As our Goodness of Fit measure, we will use the __fraction of correct predictions__ (out of 425). Compute this for the above data set, with $k=1$. 

## Part 2

Still for a fixed $k$, compute the average goodness of fit for 100 repeated simulated samples, each of size 425. (Note we could not do this in real life.)

## Part 3

Compute the average goodness-of-fit over 100 repeated samples, each of size 425, as above. 

First, you may do this by manually experimenting with different $k$ values. What $k$ value optimizes the goodness-of-fit?

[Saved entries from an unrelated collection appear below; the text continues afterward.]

typedef __bf16 bf16x8 __attribute__((ext_vector_type(8)));
typedef __bf16 bf16x2_t __attribute__((ext_vector_type(2)));
typedef float f32x2_t __attribute__((ext_vector_type(2)));
typedef float floatx4 __attribute__((ext_vector_type(4)));
typedef __attribute__((address_space(3))) void* lds_ptr_t;

constexpr int PN = 208, PT = 13, PBK = 32, PBM = 64;
constexpr int PIECE = 1024;
constexpr int STEP_BYTES = PT * 3 * PIECE;

__device__ __forceinline__ void split_pair(float a, float b, unsigned& hi, unsigned& mid, unsigned& lo) {
    auto pack = [](f32x2_t v) { return __builtin_bit_cast(unsigned, __builtin_convertvector(v, bf16x2_t)); };
    auto widen = [](unsigned u) { f32x2_t r; r.x = __uint_as_float(u << 16); r.y = __uint_as_float(u & 0xffff0000u); return r; };
    f32x2_t v;
    v.x = a; v.y = b;
// ... 208 lines not shown
        float4 b4 = make_float4(0.f, 0.f, 0.f, 0.f);
        if (cok && g.bias != nullptr) b4 = *reinterpret_cast<const float4*>(g.bias + col);
        floatx4 v[RT];
#pragma unroll
        for (int i = 0; i < RT; ++i) {
            v[i] = acc[i][jj];
            v[i][0] += b4.x; v[i][1] += b4.y; v[i][2] += b4.z; v[i][3] += b4.w;
            if (rok[i] && cok) {
                float4* c = reinterpret_cast<float4*>(g.C + (long)(row_lo + 16 * i) * g.ldc + col);
                if (g.accumulate) {
                    const float4 o = *c;
                    v[i][0] += o.x; v[i][1] += o.y; v[i][2] += o.z; v[i][3] += o.w;
                }
                if (STATS) {
#pragma unroll
                    for (int q = 0; q < 4; ++q) v[i][q] = apply_act_c<false>(v[i][q], g.act);
                }
                *c = make_float4(v[i][0], v[i][1], v[i][2], v[i][3]);
            }
        }
        if (STATS) {
            float s[4] = {0.f, 0.f, 0.f, 0.f};
#pragma unroll
            for (int i = 0; i < RT; ++i) {
#pragma unroll
                for (int q = 0; q < 4; ++q) s[q] += rok[i] ? v[i][q] : 0.f;
            }
#pragma unroll
            for (int q = 0; q < 4; ++q) s[q] = row16_sum(s[q]);
            const int rows_here = min(max(g.M - m0, 0), 16 * RT);
            const float cnt = (float)rows_here, inv_cnt = rows_here > 0 ? 1.f / cnt : 0.f;
            float m2[4];
#pragma unroll
            for (int q = 0; q < 4; ++q) {
                const float mean_t = s[q] * inv_cnt;
                m2[q] = 0.f;
#pragma unroll
                for (int i = 0; i < RT; ++i) {
                    const float d = v[i][q] - mean_t;
                    m2[q] += rok[i] ? d * d : 0.f;
                }
                m2[q] = row16_sum(m2[q]);
            }
            if ((lane & 15) == 0 && cok) {
                float* o = g.stats + (long)(blockIdx.x * 2 + rt) * 3 * g.N + col;
                *reinterpret_cast<float4*>(o) = make_float4(s[0], s[1], s[2], s[3]);
                *reinterpret_cast<float4*>(o + g.N) = make_float4(m2[0], m2[1], m2[2], m2[3]);
                *reinterpret_cast<float4*>(o + 2 * g.N) = make_float4(cnt, cnt, cnt, cnt);
            }
        }
    }
}

}
}

using namespace i3d;

extern "C" long i3d_panel_packed_bytes(int N, int K) {
    return (long)cdiv(N, PN) * cdiv(K, PBK) * STEP_BYTES;
}

extern "C" int i3d_panel_pack_multi(const I3dPanelPack* w, int n, void* stream) {
    I3D_CHECK_ARG(w != nullptr && n >= 1 && n <= PACK_MAX, "1..8 weights per launch");
    PackMulti m = {};
    int kt = 1, nb = 1;
    for (int i = 0; i < n; ++i) {
        I3D_CHECK_ARG(w[i].W != nullptr && w[i].packed != nullptr && w[i].N > 0 && w[i].K > 0 && w[i].ldw >= (w[i].trans ? w[i].K : w[i].N) &&
                          (((uintptr_t)w[i].packed) & 15) == 0, "bad arguments");
        m.a[i] = PackArgs{w[i].W, w[i].ldw, w[i].N, w[i].K, w[i].trans, (unsigned short*)w[i].packed};
        kt = std::max(kt, cdiv(w[i].K, PBK));
        nb = std::max(nb, cdiv(w[i].N, PN));
    }
    hipLaunchKernelGGL(panel_pack_kernel, dim3(kt, nb, n), dim3(256), 0, (hipStream_t)stream, m);
    I3D_CHECK_LAUNCH();
    return I3D_OK;
}

extern "C" int i3d_panel_pack(const float* W, int ldw, int N, int K, int trans, void* packed, void* stream) {
    const I3dPanelPack w{W, ldw, N, K, trans, packed};
    return i3d_panel_pack_multi(&w, 1, stream);
}

static int panel_launch(int M, int N, int K, const float* A, int lda, const void* packed, float* C, int ldc, const float* bias,
                        int accumulate, const float* aff, int act, float* stats, void* stream) {
    I3D_CHECK_ARG(M > 0 && N > 0 && K > 0 && A != nullptr && packed != nullptr && C != nullptr, "bad arguments");
    I3D_CHECK_ARG(K % 8 == 0 && N % 4 == 0 && lda % 4 == 0 && ldc % 4 == 0 && lda >= K && ldc >= N, "K % 8, N % 4, 16-byte rows");
    I3D_CHECK_ARG(((((uintptr_t)A) | ((uintptr_t)C) | ((uintptr_t)packed) | ((uintptr_t)bias) | ((uintptr_t)aff) | ((uintptr_t)stats)) & 15) == 0,
                  "16-byte aligned operands");
    I3D_CHECK_ARG(stats == nullptr || relu_class(act), "epilogue activation: none, ReLU or LeakyReLU");
    PanelArgs g{A, lda, M, K, N, (const unsigned char*)packed, C, ldc, bias, accumulate ? 1 : 0, aff, act, stats};
    static const int force_rt = [] { const char* e = getenv("I3D_PANEL_RT"); return e ? atoi(e) : 0; }();
    const bool rt1 = stats == nullptr && (force_rt ? force_rt == 1 : (long)cdiv(M, PBM) * cdiv(N, PN) < 128);
    const dim3 grid(cdiv(M, rt1 ? 32 : PBM), cdiv(N, PN)), block(256);
    hipStream_t s = (hipStream_t)stream;
    if (aff != nullptr && stats != nullptr) hipLaunchKernelGGL((panel_gemm_kernel<true, true, 2>), grid, block, 0, s, g);
    else if (stats != nullptr) hipLaunchKernelGGL((panel_gemm_kernel<false, true, 2>), grid, block, 0, s, g);
    else if (aff != nullptr) {
        if (rt1) hipLaunchKernelGGL((panel_gemm_kernel<true, false, 1>), grid, block, 0, s, g);
        else hipLaunchKernelGGL((panel_gemm_kernel<true, false, 2>), grid, block, 0, s, g);
    } else {
        if (rt1) hipLaunchKernelGGL((panel_gemm_kernel<false, false, 1>), grid, block, 0, s, g);
        else hipLaunchKernelGGL((panel_gemm_kernel<false, false, 2>), grid, block, 0, s, g);
    }
    I3D_CHECK_LAUNCH();
    return I3D_OK;
}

__(Out of class part)__ Next, perform a sweep over $k=1$ to $k=200$. Plot Goodness-of-fit versus $k$. What is the $k$ value that optimizes goodness-of-fit?


## Part 4

The function knn has a built-in feature do perform cross-validation. Read the knn function documentation. Perform cross-validation over a range of $k=1$ to $k=200$. Pick whatever you want for splitting the data into a training set and validation set.

What value of $k$ optimized goodness-of-fit according to cross-validation?

Does it agree with the value of $k$ found in Part 3?